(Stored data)
※ ※ ※

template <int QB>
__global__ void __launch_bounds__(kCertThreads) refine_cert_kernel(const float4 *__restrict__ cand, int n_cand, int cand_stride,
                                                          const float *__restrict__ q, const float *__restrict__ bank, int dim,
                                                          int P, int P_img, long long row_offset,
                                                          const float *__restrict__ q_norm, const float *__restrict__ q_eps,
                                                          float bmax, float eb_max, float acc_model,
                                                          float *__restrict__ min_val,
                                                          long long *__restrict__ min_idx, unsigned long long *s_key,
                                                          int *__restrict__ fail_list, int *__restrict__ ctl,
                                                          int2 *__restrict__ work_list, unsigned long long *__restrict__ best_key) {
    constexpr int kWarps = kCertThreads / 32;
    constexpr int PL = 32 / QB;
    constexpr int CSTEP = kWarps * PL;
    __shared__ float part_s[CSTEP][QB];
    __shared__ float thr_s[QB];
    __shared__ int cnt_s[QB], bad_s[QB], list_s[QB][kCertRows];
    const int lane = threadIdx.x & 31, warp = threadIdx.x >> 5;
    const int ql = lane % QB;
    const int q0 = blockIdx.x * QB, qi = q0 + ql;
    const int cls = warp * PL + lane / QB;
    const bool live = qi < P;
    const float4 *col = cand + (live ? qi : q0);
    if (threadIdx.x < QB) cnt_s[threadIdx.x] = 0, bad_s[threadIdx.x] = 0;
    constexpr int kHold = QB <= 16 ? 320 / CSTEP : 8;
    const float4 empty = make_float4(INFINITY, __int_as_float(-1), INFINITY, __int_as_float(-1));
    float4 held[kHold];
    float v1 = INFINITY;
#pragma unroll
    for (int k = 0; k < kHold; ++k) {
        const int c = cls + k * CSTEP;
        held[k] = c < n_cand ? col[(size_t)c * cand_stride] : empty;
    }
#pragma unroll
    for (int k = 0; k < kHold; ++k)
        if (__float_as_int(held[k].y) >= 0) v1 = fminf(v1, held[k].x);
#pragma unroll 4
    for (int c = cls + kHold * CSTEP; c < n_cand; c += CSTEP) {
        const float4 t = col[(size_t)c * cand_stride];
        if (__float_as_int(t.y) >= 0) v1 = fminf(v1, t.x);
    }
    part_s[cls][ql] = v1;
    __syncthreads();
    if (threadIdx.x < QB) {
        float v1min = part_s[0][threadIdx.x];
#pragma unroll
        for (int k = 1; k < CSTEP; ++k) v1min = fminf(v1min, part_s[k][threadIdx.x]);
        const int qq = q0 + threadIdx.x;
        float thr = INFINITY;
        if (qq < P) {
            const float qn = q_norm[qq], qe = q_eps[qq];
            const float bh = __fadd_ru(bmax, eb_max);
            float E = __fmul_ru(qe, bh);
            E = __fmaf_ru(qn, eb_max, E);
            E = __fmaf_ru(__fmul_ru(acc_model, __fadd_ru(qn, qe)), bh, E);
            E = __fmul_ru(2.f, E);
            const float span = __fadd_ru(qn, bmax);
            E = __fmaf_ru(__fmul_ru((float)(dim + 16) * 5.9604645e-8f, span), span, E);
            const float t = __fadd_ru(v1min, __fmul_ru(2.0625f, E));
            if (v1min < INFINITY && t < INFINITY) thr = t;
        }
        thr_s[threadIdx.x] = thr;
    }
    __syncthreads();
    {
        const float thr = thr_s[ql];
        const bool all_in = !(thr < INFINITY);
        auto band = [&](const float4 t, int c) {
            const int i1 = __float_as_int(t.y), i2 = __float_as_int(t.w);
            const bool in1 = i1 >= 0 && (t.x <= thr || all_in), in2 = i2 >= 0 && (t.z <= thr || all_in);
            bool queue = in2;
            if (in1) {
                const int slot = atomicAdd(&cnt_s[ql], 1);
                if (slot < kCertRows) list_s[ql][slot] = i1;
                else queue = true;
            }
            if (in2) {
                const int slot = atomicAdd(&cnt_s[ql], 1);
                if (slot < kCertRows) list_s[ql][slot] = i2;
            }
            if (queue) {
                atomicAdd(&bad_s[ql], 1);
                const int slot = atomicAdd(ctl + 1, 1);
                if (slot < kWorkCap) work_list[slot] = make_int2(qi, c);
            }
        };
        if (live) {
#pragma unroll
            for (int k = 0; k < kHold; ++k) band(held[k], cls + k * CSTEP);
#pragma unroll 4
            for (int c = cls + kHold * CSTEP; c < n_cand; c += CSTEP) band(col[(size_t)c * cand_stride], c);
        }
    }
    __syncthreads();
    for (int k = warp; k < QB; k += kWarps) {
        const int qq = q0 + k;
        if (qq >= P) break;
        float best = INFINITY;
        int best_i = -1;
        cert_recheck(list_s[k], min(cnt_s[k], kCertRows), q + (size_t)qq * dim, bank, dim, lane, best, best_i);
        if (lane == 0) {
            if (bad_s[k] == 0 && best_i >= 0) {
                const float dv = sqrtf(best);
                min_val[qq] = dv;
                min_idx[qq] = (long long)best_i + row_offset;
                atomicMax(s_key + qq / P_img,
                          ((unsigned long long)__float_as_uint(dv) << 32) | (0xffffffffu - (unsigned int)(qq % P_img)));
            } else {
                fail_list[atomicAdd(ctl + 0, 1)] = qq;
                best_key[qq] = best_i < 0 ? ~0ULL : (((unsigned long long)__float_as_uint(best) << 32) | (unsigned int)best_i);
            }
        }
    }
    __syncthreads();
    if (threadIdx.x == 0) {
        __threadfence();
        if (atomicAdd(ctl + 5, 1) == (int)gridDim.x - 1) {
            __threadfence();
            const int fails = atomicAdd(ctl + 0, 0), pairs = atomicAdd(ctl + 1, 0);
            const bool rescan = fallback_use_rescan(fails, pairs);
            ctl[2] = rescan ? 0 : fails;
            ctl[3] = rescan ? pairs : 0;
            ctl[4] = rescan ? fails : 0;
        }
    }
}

※ ※ ※

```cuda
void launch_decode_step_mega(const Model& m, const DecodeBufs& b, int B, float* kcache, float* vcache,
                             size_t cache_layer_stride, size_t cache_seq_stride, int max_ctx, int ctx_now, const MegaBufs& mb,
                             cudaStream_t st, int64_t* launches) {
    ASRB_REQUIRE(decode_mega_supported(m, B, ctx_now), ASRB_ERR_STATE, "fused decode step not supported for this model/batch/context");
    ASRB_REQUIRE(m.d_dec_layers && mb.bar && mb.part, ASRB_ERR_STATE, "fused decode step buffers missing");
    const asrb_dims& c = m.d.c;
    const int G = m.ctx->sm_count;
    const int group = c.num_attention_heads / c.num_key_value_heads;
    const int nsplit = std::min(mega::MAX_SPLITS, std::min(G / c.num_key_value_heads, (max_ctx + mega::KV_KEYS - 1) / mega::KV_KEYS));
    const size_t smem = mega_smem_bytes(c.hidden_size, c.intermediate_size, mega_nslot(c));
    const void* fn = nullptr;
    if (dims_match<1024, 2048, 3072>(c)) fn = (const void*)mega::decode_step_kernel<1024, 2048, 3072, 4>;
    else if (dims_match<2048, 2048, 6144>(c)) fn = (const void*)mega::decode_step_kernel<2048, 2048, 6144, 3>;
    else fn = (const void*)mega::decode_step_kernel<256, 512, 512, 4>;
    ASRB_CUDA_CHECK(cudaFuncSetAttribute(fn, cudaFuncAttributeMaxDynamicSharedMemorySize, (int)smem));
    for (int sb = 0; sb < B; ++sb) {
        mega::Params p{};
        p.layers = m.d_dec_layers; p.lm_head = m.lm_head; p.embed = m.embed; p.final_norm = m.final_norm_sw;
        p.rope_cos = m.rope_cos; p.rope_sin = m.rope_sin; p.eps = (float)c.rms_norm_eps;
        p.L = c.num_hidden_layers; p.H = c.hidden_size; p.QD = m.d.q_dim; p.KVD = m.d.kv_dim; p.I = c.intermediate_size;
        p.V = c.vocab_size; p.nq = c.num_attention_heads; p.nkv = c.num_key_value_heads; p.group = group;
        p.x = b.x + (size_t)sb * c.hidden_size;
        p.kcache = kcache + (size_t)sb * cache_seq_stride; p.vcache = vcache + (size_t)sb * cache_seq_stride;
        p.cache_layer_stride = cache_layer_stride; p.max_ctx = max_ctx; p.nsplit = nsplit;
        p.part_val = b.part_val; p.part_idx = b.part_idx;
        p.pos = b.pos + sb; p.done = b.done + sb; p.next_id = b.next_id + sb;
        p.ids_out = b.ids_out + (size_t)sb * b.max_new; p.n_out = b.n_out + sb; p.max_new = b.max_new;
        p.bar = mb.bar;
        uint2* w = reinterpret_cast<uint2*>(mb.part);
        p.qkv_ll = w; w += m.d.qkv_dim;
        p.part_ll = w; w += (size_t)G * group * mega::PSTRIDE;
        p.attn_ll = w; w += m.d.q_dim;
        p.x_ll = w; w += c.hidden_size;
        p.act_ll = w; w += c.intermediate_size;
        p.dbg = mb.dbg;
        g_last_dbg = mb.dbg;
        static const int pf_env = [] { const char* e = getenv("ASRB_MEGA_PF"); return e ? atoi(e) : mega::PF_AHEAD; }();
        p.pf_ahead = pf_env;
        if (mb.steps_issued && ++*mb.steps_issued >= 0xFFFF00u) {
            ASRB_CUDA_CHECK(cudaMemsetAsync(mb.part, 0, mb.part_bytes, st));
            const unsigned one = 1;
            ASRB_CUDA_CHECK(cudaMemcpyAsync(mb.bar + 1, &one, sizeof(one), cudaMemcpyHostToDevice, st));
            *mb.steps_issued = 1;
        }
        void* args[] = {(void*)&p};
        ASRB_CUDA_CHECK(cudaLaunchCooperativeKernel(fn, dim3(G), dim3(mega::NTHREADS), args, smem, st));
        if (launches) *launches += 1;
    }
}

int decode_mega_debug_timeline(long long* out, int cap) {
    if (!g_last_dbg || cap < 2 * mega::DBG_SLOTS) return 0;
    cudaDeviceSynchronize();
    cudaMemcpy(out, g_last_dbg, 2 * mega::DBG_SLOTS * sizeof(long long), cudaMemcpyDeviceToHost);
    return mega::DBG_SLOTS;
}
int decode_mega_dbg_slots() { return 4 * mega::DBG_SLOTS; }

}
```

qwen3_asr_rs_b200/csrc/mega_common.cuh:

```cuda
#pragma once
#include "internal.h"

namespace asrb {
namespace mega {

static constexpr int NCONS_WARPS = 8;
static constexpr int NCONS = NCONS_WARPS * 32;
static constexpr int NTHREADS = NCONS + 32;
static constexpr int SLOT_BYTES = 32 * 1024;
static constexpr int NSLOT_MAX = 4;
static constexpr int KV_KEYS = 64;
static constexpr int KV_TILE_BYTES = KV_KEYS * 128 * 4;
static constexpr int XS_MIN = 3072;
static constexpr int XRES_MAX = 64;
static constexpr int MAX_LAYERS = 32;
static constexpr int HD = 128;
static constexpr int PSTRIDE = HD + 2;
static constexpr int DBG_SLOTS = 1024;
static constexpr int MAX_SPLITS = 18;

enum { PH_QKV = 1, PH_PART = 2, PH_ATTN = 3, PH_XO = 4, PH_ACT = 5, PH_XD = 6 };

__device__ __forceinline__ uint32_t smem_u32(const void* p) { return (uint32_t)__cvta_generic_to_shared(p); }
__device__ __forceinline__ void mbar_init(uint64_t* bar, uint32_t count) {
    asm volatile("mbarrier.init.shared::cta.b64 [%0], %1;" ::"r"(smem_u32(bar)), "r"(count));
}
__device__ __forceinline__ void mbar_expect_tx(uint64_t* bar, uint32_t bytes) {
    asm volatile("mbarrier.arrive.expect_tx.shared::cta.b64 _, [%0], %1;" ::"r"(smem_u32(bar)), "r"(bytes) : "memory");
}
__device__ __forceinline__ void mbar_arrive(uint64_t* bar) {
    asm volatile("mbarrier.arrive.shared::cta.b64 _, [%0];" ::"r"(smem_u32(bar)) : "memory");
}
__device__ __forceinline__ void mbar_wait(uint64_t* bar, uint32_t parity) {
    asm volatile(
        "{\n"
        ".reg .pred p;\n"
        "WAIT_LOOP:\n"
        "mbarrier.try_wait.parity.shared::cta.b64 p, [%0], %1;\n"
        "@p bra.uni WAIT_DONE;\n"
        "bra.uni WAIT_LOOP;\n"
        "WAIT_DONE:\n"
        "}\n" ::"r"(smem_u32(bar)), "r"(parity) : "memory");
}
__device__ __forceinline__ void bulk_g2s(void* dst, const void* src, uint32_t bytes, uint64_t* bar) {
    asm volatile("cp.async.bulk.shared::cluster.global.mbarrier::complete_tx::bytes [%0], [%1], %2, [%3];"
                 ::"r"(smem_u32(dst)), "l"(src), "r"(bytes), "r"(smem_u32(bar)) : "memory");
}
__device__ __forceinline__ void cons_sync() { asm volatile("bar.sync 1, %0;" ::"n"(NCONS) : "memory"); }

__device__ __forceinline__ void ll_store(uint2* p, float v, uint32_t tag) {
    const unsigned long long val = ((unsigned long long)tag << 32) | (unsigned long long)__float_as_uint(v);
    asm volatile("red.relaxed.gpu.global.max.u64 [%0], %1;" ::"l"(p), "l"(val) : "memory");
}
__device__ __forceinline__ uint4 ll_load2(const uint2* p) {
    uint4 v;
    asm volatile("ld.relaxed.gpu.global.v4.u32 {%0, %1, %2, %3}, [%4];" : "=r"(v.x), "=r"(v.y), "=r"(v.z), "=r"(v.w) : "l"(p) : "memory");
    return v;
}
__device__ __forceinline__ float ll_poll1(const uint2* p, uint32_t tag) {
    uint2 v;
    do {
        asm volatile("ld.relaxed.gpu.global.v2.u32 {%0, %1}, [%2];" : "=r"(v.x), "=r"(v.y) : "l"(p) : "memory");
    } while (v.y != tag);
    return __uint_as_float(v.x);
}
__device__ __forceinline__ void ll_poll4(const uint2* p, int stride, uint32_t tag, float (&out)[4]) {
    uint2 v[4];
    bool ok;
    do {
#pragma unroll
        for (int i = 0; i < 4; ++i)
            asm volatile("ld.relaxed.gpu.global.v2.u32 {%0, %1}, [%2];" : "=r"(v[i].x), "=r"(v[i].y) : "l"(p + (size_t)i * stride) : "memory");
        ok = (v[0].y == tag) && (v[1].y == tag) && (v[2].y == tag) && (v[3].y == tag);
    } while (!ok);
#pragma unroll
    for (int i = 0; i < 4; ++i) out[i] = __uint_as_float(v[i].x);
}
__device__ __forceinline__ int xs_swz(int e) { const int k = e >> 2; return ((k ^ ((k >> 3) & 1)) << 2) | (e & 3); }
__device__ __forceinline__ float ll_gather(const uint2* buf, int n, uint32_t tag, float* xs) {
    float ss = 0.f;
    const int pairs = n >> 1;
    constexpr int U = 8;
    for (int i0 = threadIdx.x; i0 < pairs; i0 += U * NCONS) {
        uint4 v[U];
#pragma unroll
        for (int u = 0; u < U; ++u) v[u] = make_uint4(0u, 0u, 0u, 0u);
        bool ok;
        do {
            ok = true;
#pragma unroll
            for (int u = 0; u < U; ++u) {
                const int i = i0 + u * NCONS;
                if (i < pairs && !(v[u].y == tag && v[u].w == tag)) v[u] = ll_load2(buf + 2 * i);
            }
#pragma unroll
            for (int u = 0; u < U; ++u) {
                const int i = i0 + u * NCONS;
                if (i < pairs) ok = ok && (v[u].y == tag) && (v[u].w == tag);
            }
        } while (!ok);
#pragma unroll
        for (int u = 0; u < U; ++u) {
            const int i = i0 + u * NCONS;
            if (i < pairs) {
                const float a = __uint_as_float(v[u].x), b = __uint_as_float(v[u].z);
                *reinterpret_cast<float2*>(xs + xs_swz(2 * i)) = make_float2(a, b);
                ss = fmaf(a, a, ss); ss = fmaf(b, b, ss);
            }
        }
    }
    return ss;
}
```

※ ※ ※

TASK TO COMPLETE ▸ Collect the lines of the records that include the string "pairs".

ANSWER SECTION ▸
            const int fails = atomicAdd(ctl + 0, 0), pairs = atomicAdd(ctl + 1, 0);
            const bool rescan = fallback_use_rescan(fails, pairs);
            ctl[3] = rescan ? pairs : 0;
    const int pairs = n >> 1;
    for (int i0 = threadIdx.x; i0 < pairs; i0 += U * NCONS) {
                if (i < pairs && !(v[u].y == tag && v[u].w == tag)) v[u] = ll_load2(buf + 2 * i);
                if (i < pairs) ok = ok && (v[u].y == tag) && (v[u].w == tag);
            if (i < pairs) {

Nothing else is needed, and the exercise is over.